**** Task inputs

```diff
+    for (int li = threadIdx.x; li < n; li += 256) {
+      const int off = k0 + li, dm = pack_div<FAST>(off, kp2, inv);
+      const int m = m0 + dm, k = 2 * (off - dm * kp2);
       float v0 = 0.f, v1 = 0.f;
       if (m < p.M) {
         if (k < p.SC) v0 = w[(long long)k * p.s_ch + (long long)m * p.s_m];
         if (k + 1 < p.SC) v1 = w[(long long)(k + 1) * p.s_ch + (long long)m * p.s_m];
       }
       const unsigned lo = __builtin_bit_cast(unsigned short, (_Float16)v0), hi = __builtin_bit_cast(unsigned short, (_Float16)v1);
-      reinterpret_cast<unsigned*>(packed)[i] = lo | (hi << 16);
+      reinterpret_cast<unsigned*>(packed)[base + li] = lo | (hi << 16);
     }
     return;
   }
   const int rowbytes = p.math == 3 ? 32 : (p.math == 2 ? 96 : 64);
-  for (long long i = first; i < end; i += step) {
-    const int kp = (int)(i & 7);
-    const long long rowi = i >> 3;
-    const int m = (int)(rowi % p.Mrows);
-    const int s = (int)(rowi / p.Mrows);
-    const int chunk = s / p.ntaps, tl = s - chunk * p.ntaps;
-    const int a = tl / (p.nb * p.nc), r = tl - a * (p.nb * p.nc), b = r / p.nc, c = r - b * p.nc;
-    const int tap = ((p.k0d + p.sd * a) * p.KH + (p.k0h + p.sh * b)) * p.KW + (p.k0w + p.sw * c);
+  const int nbc = p.nb * p.nc;
+  const float inv_rows = 1.0f / (float)p.Mrows, inv_taps = 1.0f / (float)p.ntaps, inv_bc = 1.0f / (float)nbc,
+              inv_c = 1.0f / (float)p.nc;
+  int s0, r0;
+  pack_split<FAST>(base >> 3, p.Mrows, s0, r0);
+  for (int li = threadIdx.x; li < n; li += 256) {
+    const int kp = li & 7;
+    const long long rowi = (base >> 3) + (li >> 3);
+    const int roff = r0 + (li >> 3), ds = pack_div<FAST>(roff, p.Mrows, inv_rows);
+    const int m = roff - ds * p.Mrows, s = s0 + ds;
     float v0 = 0.f, v1 = 0.f;
-    const int ch = chunk * 16 + 2 * kp;
     if (p.fmt == 2) {
       const int rho = 2 * s + (kp >> 2), e0 = 2 * (kp & 3);
       if (m < p.M && rho < p.SC * p.ntaps) {
-        const int c = rho / p.ntaps, ab = rho - c * p.ntaps;
+        const int c = pack_div<FAST>(rho, p.ntaps, inv_taps), ab = rho - c * p.ntaps;
         const int t0 = e0 < 4 ? 2 * e0 : 2 * (e0 - 4) + 1, t1 = e0 + 1 < 4 ? 2 * (e0 + 1) : 2 * (e0 + 1 - 4) + 1;
         const float* wr = w + (long long)c * p.s_ch + (long long)ab * p.KW + (long long)m * p.s_m;
         if (t0 < p.KW) v0 = wr[t0];
         if (t1 < p.KW) v1 = wr[t1];
       }
     } else if (m < p.M) {
+      const int chunk = pack_div<FAST>(s, p.ntaps, inv_taps), tl = s - chunk * p.ntaps;
+      const int a = pack_div<FAST>(tl, nbc, inv_bc), r = tl - a * nbc, b = pack_div<FAST>(r, p.nc, inv_c), c = r - b * p.nc;
+      const int tap = ((p.k0d + p.sd * a) * p.KH + (p.k0h + p.sh * b)) * p.KW + (p.k0w + p.sw * c);
+      const int ch = chunk * 16 + 2 * kp;
       if (ch < p.SC) v0 = w[(long long)ch * p.s_ch + tap + (long long)m * p.s_m];
       if (ch + 1 < p.SC) v1 = w[(long long)(ch + 1) * p.s_ch + tap + (long long)m * p.s_m];
     }
diff --git a/video-graph-ssl_amd/engine/layers.py b/video-graph-ssl_amd/engine/layers.py
--- a/video-graph-ssl_amd/engine/layers.py
+++ b/video-graph-ssl_amd/engine/layers.py
@@ -50,6 +50,9 @@
                 plan, buf = m._pack_plan[which], m._pack[which]
                 if plan is None or buf is None:
                     continue
+                layout = H.lib.gca_conv_pack_layout(plan.gp, which)
+                if m._pack_layout[which] != layout:
+                    ops.conv_pack(plan, which, m.weight.data, buf)
                 n = H.lib.gca_conv_pack_jobs_host(plan.gp, which, None, None, None)
                 if n <= 0:
                     raise RuntimeError('gca_conv_pack_jobs_host: %d' % n)
@@ -57,7 +60,7 @@
                 if H.lib.gca_conv_pack_jobs_host(plan.gp, which, m.weight.data_ptr(), buf.data_ptr(), raw) != n:
                     raise RuntimeError('gca_conv_pack_jobs_host failed')
                 recs.append(raw.raw)
-                m._pack_layout[which] = H.lib.gca_conv_pack_layout(plan.gp, which)
+                m._pack_layout[which] = layout
                 self.layers.append((m, which, plan, buf))
                 dev = buf.device
         blob = ctypes.create_string_buffer(b''.join(recs))
```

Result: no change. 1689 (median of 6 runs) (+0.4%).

********

Gather every line from the listing above in which the word "None" appears.

                 if plan is None or buf is None:
                 n = H.lib.gca_conv_pack_jobs_host(plan.gp, which, None, None, None)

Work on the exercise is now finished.